Big data processing
We have covered a lot of practical/engineering topics with this
course.
Most of the work we have done was about programming big data
systems, but we spent a lot of time to understand how those systems are
engineered.
To succesfuly finish this course, you must be able to answer the
questions in the following sections without
thinking!
1. Big data
- Why is big data important?
- What do the 3Vs of big data mean?
- What is the ETL cycle?
- What is the difference between stream and batch processing?
2. Functional programming
- What is the essense of FP?
- What does \(f(x: A, y: [B]) \rightarrow
C\) mean?
- Why is lazyness a virtue in BDP?
- What is a monad and what is it used for?
- How can we exploit immutability?
3. Data processing with FP
- What is the difference between element-wise and aggregation
operations?
- What is the function signature for
foldL
?
- What is the difference between
reduceL
and
reduceR
?
- How can we implement
map
, filter
,
zip
etc with reduce
?
- How can we implement a
join
between KV pairs?
- (How) Can we re-write an SQL query with FP primitives?
4. Unix
- What is a pipe(-line)?
- Which
map
-like operations does Unix support?
- Which
reduce
-like operations does Unix support?
- How can we:
- Find all files that contain a pattern?
- Process data as they come?
- Compare file contents?
- Run commands in parallel?
5. Distributed systems
- What is the key difference between distributed and parallel
systems?
- What does Amdhal’s law tell us?
- What are the key problems with distributed systems?
- How do we deal with time being unreliable?
- How do we make decisions in distributed settings?
- How many nodes do we need?
- What is the CAP theorem?
- What are the different consistency models?
- What is causal consistency?
- What is sequential consistency and what is linearisability?
6. Distributed databases and filesystems
- Why do we need to replicate data?
- What are the most common replication architectures?
- Why do we need to partition datasets?
- What are the most common transaction isolation levels?
- How does HDFS store a file?
7. Spark
- What are Spark RDDs? Why was Spark so revolutionary?
- What is the difference between RDDs and Pair RDDs? Why do we need
both?
- What are the key Spark API calls?
- What are wide and narrow dependencies?
- How does Spark deal with faults?
- What types of partitioning can we employ for dist systems like
Spark?
- How does Catalyst optimize queries?
8. Stream processing
- When is a problem a data streaming problem?

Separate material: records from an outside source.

struct t1k_rowset {
  int device = 0;
  t1k_ctx *owner = nullptr;
  uint64_t nFrag = 0;
  T1kDevBuf bFrag;
  unsigned long long *rowPtr = nullptr, *h1 = nullptr, *h2 = nullptr;
  uint32_t *rowCount = nullptr;
  uint8_t *assigned = nullptr;
  uint32_t *gid = nullptr;
  bool exchanged = false;
  uint64_t nFragLocal = 0;
  T1kDevBuf bSend, bRecv, bFrag2, bAll;
  uint64_t allGroups = 0, allEntries = 0;
  T1kDevBuf bCursors;
  std::vector<T1kDevBuf> chunks;
  size_t cur = 0;
  uint64_t chunkEntries = 0;
  std::mutex m;
  T1kDevBuf bWhitelist;
  const uint8_t *whitelist = nullptr;
  bool rawKept = false;
  T1kDevBuf bWork, bGroupPtr, bGroupEnt, bGroupFirst;
  uint64_t nGroups = 0, nEntries = 0, nAssigned = 0;
  bool coalesced = false;
  hipStream_t copyStream = nullptr;
  std::string err;
};
struct T1kCarve {
  size_t off = 0;
  size_t operator()(size_t bytes) { const size_t o = off; off += (bytes + 255) / 256 * 256 + 256; return o; }
};
struct T1kCallBlock {
  T1kDevBuf buf;
  hipStream_t stream = nullptr;
  T1kCallBlock() = default;
  T1kCallBlock(const T1kCallBlock &) = delete;
  T1kCallBlock &operator=(const T1kCallBlock &) = delete;
  int alloc(t1k_ctx *ctx, size_t bytes) { stream = ctx->stream; return t1k_ensure(ctx, buf, bytes); }
  ~T1kCallBlock() {
    if (!buf.p) return;
    (void)hipStreamSynchronize(stream);
    (void)t1k_dev_free(buf.p);
  }
};
inline unsigned t1k_grid(t1k_ctx *ctx, uint64_t items, uint32_t perBlock, uint32_t blocksPerCu = 16) {
  int cus = 256;
  (void)hipDeviceGetAttribute(&cus, hipDeviceAttributeMultiprocessorCount, ctx->device);
  return (unsigned)std::max<uint64_t>(1, std::min<uint64_t>((uint64_t)cus * blocksPerCu, (items + perBlock - 1) / perBlock));
}
inline int t1k_bits(unsigned long long v) {
  int b = 1;
  while (b < 64 && (v >> b)) ++b;
  return b;
}

int t1k_rowset_chunk(t1k_rowset *rs, t1k_ctx *ctx, size_t *chunk, t1k_row_entry **rows, uint64_t *cap, unsigned long long **cursor);
int t1k_rowset_chunk_full(t1k_rowset *rs, t1k_ctx *ctx, size_t chunk);
int t1k_exclusive_sum64(t1k_ctx *ctx, const uint32_t *in, unsigned long long *out, uint32_t n);
int t1k_exclusive_sum32(t1k_ctx *ctx, const uint32_t *in, uint32_t *out, uint64_t n);
int t1k_exclusive_sum_u64(t1k_ctx *ctx, const unsigned long long *in, unsigned long long *out, uint64_t n);

int t1k_launch_pack(t1k_ctx *ctx, const char *dAscii, const uint64_t *dOffs, uint32_t n, int S, uint64_t *bases, uint64_t *nmask, uint16_t *lens, int nCode);
size_t t1k_slow_per_thread(int maxCells);
size_t t1k_chain_big_scratch_u32();
int t1k_chain_max_chunks(uint32_t nAlleles);
int t1k_chain_memo_entries();
int t1k_chain_rec_stride(int maxLen);
int t1k_chain_max_kmers(int maxLen, int k);
int t1k_chain_used_u32(int maxK);
int t1k_launch_seed(t1k_ctx *ctx, const ChainArgs &a, bool longReads, bool xlong);
int t1k_run_chain(t1k_ctx *ctx, const ChainArgs &a, int nWg, int bigBlocks, bool longReads, unsigned long long *hc);
void t1k_launch_extend(t1k_ctx *ctx, const ExtendArgs &a);
void t1k_launch_select(t1k_ctx *ctx, const SelectArgs &a, int nWg, bool packed);
void t1k_launch_fullalign(t1k_ctx *ctx, const FullArgs &a);
void t1k_launch_fullalign_slow(t1k_ctx *ctx, const SlowArgs &a, int nBlocks);
void t1k_launch_align_flags(t1k_ctx *ctx, const SlowArgs &a, uint32_t *flags);
void t1k_launch_align_reps(t1k_ctx *ctx, const uint32_t *flags, const uint32_t *runOf, uint32_t *rep, uint32_t n);
void t1k_launch_align_fill_apply(t1k_ctx *ctx, const SlowArgs &a, bool eq);
int t1k_inclusive_sum(t1k_ctx *ctx, const uint32_t *in, uint32_t *out, uint64_t n);
void t1k_launch_truncate(t1k_ctx *ctx, const TruncArgs &a, int nWg);
void t1k_launch_coverage_scan(t1k_ctx *ctx, const T1kRefDev &ref, int32_t *out, const uint64_t *outOff);
int t1k_fetch_counters(t1k_ctx *ctx, unsigned long long *h);
int t1k_fullalign_phase(t1k_ctx *ctx, const T1kReadsDev &rd, T1kOvl *ovl, uint64_t nOvl, int relaxFlag, int noCov, int maxLen, bool exactQueues, unsigned long long *hc);
struct T1kArenaCounts { uint64_t total; uint32_t maxSeg; bool overflow; };
T1kArenaCounts t1k_arena_counts(const t1k_ctx *ctx, int arena, uint32_t segCap);
void t1k_launch_coverage_add(t1k_ctx *ctx, int32_t *dst, int32_t *src, uint64_t n);
int t1k_coverage_fold(t1k_ctx *ctx);
void t1k_launch_missing_coverage(t1k_ctx *ctx, const T1kRefDev &ref, int32_t *scratch, int32_t *missing);
void t1k_arena_compact_dev(t1k_ctx *ctx, int arena, const uint32_t *src, uint32_t segCap, uint32_t *dst, uint64_t estTotal);
void t1k_launch_dp_dense_dev(t1k_ctx *ctx, const ChainArgs &a, const uint32_t *jobs, int arena, uint32_t cap, uint64_t est);
uint64_t t1k_arena_estimate(const t1k_ctx *ctx, int arena, uint64_t cap, uint32_t nRe);
void t1k_arena_estimate_set(t1k_ctx *ctx, int arena, uint64_t total, uint32_t nRe);
void t1k_launch_extend_retry_dev(t1k_ctx *ctx, const ExtendArgs &a, const uint32_t *list, int arena, uint64_t est);
void t1k_arena_compact64(t1k_ctx *ctx, int arena, const unsigned long long *src, uint32_t segCap, unsigned long long *dst, uint32_t maxSeg);
int t1k_run_table(t1k_ctx *ctx, const unsigned long long *keys, uint32_t n, const unsigned long long *lone,
                  uint32_t *flag, uint32_t *scan, uint32_t *runStart, unsigned long long *runKey, uint32_t *runs);
int t1k_sort_pairs(t1k_ctx *ctx, const unsigned long long *keysIn, unsigned long long *keysOut, const uint32_t *valsIn, uint32_t *valsOut, uint32_t n, int endBit = 64);
void t1k_arena_compact(t1k_ctx *ctx, int arena, const uint32_t *src, uint32_t segCap, uint32_t *dst, uint32_t maxSeg);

- Why do we need streaming windows?
- What types of windows do we get with stream processing?
- What is the difference between event, processing and ingestion
time?
- What is the difference between microbatching and stream
processing?
- What is the problem with state in streaming systems?
- How can we disseminate events from producers to consumers?
- How do we take consistent snapshots?
9. Graph processing
- What is the best way of reprensenting graphs in memory and in a
distributed system?
- How can we traverse a graph stored in an SQL database?
- What is the bulk synchronous parallel model?
- How does Pregel implement the BSP model?